In the listing below, start your output at the line with "diff --git a/pli_slam_amd/csrc/pli_capi.hip" and end it after the line with "A(c->dP, 1);", copying every line exactly.

Working data:
○ ○ ○ ○

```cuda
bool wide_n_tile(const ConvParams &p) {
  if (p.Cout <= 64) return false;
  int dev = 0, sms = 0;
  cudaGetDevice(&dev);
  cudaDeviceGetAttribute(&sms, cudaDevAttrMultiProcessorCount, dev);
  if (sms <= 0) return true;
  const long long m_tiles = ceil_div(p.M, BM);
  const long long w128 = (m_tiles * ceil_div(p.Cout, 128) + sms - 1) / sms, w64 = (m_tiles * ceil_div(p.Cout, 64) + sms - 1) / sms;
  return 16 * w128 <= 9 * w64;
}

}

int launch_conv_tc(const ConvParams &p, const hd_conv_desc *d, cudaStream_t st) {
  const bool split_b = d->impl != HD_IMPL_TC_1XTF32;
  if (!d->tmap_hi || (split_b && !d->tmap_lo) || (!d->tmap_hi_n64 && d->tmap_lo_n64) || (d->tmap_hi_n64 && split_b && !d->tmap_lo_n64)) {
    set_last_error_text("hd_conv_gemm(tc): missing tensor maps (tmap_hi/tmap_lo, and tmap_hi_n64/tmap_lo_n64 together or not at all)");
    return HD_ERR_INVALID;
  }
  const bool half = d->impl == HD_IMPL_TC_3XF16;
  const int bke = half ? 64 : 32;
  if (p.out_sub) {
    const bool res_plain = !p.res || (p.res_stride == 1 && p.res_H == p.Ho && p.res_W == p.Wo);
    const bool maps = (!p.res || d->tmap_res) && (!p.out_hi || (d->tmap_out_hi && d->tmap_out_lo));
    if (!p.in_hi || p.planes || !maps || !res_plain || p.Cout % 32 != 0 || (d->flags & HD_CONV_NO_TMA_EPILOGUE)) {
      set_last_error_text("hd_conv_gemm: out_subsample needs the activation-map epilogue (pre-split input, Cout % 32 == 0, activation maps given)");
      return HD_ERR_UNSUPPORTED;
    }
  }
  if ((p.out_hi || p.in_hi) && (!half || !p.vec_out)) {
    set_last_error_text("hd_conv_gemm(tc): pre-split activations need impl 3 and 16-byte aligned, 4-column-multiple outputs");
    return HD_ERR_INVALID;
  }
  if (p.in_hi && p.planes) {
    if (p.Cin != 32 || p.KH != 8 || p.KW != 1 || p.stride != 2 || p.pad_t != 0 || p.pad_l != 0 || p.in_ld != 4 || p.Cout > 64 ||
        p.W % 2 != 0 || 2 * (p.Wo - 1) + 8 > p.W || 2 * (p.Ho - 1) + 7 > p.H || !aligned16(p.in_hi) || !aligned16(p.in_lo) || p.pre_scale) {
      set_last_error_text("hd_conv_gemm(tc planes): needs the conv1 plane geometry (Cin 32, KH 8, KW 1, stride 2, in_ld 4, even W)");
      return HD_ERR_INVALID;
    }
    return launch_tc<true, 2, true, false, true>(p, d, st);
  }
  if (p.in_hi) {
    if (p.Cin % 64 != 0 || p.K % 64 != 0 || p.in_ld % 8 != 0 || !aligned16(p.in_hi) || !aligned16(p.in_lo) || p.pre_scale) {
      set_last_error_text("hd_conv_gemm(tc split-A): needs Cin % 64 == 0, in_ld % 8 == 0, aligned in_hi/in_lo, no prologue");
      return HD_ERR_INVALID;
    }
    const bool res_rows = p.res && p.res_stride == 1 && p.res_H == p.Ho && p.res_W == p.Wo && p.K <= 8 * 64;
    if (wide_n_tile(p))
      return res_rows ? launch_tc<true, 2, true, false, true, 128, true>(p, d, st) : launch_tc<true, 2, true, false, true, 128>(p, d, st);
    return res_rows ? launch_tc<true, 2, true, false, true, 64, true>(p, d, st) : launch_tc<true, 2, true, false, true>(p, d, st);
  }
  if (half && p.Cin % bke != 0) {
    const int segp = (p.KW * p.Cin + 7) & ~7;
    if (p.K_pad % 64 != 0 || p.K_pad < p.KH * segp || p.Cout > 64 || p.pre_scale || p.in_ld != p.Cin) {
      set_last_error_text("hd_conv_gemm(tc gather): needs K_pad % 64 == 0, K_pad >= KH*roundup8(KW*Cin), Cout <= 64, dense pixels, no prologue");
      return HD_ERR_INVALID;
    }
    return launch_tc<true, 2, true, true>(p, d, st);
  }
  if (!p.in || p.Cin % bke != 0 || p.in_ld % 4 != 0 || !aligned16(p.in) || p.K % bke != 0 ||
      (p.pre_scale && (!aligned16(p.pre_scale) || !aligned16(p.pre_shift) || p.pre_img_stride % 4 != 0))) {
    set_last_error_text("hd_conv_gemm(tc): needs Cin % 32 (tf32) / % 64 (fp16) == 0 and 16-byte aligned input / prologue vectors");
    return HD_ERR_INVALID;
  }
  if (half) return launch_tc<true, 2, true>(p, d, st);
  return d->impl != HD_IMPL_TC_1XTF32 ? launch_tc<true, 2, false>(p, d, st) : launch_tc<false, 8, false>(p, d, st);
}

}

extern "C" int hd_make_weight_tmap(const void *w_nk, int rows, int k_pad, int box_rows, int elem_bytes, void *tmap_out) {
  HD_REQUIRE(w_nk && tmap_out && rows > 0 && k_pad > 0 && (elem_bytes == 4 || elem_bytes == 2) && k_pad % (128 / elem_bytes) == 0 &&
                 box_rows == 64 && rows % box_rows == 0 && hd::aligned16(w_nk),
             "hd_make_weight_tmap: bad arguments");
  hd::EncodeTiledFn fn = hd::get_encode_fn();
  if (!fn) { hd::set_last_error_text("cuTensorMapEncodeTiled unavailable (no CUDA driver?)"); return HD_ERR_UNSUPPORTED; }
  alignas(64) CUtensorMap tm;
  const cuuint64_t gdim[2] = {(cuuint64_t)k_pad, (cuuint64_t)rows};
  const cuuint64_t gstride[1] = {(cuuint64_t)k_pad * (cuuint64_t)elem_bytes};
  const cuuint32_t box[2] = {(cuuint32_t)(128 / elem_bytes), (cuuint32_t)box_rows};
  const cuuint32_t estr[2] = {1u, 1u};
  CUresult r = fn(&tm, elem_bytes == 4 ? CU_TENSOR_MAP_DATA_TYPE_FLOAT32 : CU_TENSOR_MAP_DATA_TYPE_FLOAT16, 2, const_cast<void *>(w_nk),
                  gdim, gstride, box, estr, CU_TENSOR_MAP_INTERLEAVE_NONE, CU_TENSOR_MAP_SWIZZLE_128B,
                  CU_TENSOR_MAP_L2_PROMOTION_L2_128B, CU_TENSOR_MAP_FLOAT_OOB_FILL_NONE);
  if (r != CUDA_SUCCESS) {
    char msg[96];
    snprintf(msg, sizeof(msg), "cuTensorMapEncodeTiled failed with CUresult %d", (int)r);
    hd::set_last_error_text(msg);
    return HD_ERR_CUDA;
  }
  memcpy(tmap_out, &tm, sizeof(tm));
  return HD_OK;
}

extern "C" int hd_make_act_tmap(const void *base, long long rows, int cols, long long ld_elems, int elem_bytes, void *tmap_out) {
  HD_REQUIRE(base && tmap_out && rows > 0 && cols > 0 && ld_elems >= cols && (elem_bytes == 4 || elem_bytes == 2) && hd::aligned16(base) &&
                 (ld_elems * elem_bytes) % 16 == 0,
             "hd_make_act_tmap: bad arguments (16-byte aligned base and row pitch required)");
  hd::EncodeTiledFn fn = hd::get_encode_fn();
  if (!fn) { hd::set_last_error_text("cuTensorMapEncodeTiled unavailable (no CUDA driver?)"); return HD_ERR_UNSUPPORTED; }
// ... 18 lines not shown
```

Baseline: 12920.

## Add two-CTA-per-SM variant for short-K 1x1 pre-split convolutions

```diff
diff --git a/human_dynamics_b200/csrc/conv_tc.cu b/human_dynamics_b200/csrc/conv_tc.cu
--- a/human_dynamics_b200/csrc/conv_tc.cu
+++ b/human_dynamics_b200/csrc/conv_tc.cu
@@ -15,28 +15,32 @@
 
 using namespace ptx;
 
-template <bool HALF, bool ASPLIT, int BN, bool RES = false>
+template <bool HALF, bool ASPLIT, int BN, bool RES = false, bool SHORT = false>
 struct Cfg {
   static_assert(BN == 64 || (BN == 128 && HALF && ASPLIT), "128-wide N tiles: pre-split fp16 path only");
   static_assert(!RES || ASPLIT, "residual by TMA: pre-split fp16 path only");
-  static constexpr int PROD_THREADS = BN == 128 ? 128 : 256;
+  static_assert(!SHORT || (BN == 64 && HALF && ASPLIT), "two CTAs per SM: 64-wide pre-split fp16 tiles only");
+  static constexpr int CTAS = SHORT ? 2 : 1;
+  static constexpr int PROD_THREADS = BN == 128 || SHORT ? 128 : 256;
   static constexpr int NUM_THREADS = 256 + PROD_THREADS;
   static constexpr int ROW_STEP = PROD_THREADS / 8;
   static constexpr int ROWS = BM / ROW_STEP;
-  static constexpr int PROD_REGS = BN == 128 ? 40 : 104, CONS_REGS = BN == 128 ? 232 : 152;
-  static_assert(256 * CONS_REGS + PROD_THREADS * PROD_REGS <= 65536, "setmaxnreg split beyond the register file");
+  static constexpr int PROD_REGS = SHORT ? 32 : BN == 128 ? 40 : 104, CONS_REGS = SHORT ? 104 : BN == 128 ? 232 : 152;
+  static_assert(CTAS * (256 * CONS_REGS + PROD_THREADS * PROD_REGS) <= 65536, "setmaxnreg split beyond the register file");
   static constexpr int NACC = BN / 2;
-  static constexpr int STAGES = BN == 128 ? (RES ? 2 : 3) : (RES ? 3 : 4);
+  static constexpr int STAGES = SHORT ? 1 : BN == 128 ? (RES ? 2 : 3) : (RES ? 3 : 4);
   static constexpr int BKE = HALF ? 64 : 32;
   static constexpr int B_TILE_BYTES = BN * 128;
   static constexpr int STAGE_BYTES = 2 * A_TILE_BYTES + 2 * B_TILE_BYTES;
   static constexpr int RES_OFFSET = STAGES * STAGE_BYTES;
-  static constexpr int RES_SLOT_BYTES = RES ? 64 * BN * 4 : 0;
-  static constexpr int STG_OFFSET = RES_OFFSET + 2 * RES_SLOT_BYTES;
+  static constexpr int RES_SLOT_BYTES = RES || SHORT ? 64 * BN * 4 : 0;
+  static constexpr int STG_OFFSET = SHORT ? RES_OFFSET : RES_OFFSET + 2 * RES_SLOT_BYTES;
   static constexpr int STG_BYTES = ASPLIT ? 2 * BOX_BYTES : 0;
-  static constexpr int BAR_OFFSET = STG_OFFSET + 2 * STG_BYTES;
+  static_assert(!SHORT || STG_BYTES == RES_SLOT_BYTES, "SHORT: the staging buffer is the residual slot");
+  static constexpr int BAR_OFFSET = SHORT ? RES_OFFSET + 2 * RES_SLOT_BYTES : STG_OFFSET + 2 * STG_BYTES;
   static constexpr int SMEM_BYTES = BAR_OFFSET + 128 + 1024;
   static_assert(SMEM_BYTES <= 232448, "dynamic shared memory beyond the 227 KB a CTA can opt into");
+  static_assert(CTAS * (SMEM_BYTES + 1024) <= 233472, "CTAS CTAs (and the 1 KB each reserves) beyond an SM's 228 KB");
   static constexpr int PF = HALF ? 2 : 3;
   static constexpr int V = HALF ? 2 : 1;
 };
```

○ ○ ○ ○

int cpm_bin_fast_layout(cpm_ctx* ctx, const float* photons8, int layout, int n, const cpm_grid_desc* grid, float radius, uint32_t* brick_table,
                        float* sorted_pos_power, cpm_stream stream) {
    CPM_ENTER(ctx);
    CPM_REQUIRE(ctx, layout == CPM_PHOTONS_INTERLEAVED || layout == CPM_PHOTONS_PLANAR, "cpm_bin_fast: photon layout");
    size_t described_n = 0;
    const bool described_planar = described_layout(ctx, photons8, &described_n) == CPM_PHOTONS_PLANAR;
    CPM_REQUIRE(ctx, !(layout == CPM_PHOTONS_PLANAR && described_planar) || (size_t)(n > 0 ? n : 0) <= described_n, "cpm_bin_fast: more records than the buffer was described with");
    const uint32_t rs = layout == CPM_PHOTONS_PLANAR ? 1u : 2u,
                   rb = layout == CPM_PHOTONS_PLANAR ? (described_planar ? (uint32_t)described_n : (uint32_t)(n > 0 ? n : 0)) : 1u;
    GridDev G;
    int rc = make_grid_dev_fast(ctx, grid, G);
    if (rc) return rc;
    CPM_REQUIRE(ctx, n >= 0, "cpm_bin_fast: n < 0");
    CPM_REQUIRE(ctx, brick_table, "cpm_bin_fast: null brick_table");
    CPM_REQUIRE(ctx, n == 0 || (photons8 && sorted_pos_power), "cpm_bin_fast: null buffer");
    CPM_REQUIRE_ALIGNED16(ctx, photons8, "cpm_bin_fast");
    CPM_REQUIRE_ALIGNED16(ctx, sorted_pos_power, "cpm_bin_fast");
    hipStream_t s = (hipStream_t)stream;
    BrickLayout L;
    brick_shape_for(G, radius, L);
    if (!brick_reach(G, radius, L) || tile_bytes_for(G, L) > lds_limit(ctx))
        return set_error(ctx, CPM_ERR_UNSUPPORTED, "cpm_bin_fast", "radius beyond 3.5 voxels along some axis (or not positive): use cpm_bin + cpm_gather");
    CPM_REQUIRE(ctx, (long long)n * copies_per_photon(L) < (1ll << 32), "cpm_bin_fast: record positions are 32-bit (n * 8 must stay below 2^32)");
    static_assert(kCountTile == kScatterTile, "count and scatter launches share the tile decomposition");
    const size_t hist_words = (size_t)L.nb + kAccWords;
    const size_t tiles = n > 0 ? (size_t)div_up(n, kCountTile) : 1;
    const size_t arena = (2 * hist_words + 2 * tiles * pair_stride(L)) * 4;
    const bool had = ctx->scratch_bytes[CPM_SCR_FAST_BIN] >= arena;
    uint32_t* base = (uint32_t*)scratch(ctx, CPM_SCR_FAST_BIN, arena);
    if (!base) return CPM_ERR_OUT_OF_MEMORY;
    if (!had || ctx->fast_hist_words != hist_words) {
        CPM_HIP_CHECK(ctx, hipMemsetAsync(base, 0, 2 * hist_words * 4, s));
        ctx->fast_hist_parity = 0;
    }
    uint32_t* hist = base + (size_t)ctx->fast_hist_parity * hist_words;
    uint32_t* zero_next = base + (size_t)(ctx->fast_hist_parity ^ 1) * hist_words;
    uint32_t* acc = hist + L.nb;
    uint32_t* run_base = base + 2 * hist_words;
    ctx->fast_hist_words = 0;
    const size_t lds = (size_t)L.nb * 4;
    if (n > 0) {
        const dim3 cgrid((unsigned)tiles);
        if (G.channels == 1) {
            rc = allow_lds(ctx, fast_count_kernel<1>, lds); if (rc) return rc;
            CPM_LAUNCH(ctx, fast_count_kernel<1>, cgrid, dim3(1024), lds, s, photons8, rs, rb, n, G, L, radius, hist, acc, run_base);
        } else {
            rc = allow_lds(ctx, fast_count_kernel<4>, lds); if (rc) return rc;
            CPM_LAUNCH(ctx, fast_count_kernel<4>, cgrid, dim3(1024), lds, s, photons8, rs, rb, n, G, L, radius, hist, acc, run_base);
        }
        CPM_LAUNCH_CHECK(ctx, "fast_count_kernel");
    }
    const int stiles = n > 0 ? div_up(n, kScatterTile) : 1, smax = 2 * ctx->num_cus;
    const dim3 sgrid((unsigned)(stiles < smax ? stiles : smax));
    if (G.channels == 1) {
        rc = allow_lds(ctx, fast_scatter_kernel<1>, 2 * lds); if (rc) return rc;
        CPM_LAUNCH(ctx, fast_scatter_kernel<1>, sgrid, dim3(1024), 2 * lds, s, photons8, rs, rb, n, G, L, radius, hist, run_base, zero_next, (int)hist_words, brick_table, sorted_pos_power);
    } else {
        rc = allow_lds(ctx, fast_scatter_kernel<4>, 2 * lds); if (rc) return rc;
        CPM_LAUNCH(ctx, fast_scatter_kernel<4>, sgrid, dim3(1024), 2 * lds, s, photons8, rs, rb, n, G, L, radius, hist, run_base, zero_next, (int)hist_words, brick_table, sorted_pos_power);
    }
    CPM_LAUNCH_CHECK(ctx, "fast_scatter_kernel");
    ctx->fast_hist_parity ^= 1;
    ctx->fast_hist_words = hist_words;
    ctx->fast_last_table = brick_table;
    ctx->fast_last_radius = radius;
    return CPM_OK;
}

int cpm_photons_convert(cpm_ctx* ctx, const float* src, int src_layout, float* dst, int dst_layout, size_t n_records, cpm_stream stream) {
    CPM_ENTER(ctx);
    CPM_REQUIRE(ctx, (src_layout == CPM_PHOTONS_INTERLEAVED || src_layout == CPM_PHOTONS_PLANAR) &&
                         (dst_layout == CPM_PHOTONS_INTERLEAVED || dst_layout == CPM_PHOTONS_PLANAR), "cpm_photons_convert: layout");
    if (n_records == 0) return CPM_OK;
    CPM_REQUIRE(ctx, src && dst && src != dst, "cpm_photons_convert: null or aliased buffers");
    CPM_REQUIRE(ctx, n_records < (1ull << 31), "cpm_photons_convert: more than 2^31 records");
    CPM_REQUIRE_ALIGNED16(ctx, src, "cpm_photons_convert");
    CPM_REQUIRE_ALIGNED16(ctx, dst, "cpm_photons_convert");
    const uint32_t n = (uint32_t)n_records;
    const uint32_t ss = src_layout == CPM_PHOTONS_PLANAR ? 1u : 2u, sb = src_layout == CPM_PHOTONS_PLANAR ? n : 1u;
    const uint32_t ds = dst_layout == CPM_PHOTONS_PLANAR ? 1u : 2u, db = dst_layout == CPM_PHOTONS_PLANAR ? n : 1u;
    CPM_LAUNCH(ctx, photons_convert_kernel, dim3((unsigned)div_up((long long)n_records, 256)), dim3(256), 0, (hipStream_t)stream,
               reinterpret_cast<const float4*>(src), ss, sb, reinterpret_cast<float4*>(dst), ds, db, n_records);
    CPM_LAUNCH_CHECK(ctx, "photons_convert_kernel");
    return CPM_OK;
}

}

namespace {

○ ○ ○ ○

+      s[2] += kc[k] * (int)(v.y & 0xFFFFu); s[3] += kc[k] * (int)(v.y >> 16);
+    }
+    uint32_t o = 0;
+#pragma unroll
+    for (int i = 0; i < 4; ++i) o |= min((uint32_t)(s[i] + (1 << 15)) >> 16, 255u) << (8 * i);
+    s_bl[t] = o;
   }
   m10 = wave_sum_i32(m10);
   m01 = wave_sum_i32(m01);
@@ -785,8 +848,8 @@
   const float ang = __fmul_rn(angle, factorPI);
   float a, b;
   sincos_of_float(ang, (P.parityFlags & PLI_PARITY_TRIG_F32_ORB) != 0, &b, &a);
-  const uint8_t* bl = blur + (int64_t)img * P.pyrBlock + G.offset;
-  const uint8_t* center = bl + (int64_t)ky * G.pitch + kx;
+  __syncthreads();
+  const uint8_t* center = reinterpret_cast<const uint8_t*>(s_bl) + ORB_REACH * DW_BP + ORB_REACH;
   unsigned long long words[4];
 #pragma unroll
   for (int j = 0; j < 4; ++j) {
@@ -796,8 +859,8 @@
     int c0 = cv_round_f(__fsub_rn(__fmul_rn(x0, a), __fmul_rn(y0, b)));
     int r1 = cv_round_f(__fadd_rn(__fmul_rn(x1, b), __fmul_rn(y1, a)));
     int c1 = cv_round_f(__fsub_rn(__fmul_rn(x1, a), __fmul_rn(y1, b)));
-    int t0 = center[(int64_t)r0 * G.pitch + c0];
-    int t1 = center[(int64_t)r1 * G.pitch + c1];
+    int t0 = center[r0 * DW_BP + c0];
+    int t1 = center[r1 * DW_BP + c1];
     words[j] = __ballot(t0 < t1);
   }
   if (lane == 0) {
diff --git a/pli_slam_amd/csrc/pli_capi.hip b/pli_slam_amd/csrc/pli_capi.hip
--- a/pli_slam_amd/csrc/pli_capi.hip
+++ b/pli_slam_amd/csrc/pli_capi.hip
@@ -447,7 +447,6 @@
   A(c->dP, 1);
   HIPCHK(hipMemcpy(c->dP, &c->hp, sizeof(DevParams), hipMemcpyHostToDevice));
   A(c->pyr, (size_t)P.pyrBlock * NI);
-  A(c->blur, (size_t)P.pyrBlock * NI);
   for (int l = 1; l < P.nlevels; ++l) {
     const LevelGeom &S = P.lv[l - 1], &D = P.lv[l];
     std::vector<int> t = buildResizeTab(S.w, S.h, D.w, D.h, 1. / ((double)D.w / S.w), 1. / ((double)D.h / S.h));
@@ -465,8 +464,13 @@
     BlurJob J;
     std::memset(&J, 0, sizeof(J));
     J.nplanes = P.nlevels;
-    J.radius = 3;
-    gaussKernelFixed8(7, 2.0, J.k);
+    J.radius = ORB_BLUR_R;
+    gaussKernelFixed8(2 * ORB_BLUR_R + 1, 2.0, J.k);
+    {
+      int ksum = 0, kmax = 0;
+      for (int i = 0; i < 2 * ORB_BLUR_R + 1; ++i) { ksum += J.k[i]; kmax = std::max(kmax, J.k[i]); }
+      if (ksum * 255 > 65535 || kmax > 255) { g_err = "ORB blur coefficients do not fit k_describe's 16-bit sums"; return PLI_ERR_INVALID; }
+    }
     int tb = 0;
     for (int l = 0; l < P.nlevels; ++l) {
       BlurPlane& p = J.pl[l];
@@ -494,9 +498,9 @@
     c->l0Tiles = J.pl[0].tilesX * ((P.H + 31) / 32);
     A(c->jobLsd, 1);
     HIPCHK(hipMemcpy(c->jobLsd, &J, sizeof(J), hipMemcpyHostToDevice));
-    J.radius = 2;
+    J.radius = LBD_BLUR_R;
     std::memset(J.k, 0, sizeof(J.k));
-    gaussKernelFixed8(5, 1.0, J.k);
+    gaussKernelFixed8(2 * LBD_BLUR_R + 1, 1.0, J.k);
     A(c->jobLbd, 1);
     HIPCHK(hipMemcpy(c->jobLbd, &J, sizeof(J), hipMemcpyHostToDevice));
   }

○ ○ ○ ○

The answer:
diff --git a/pli_slam_amd/csrc/pli_capi.hip b/pli_slam_amd/csrc/pli_capi.hip
--- a/pli_slam_amd/csrc/pli_capi.hip
+++ b/pli_slam_amd/csrc/pli_capi.hip
@@ -447,7 +447,6 @@
   A(c->dP, 1);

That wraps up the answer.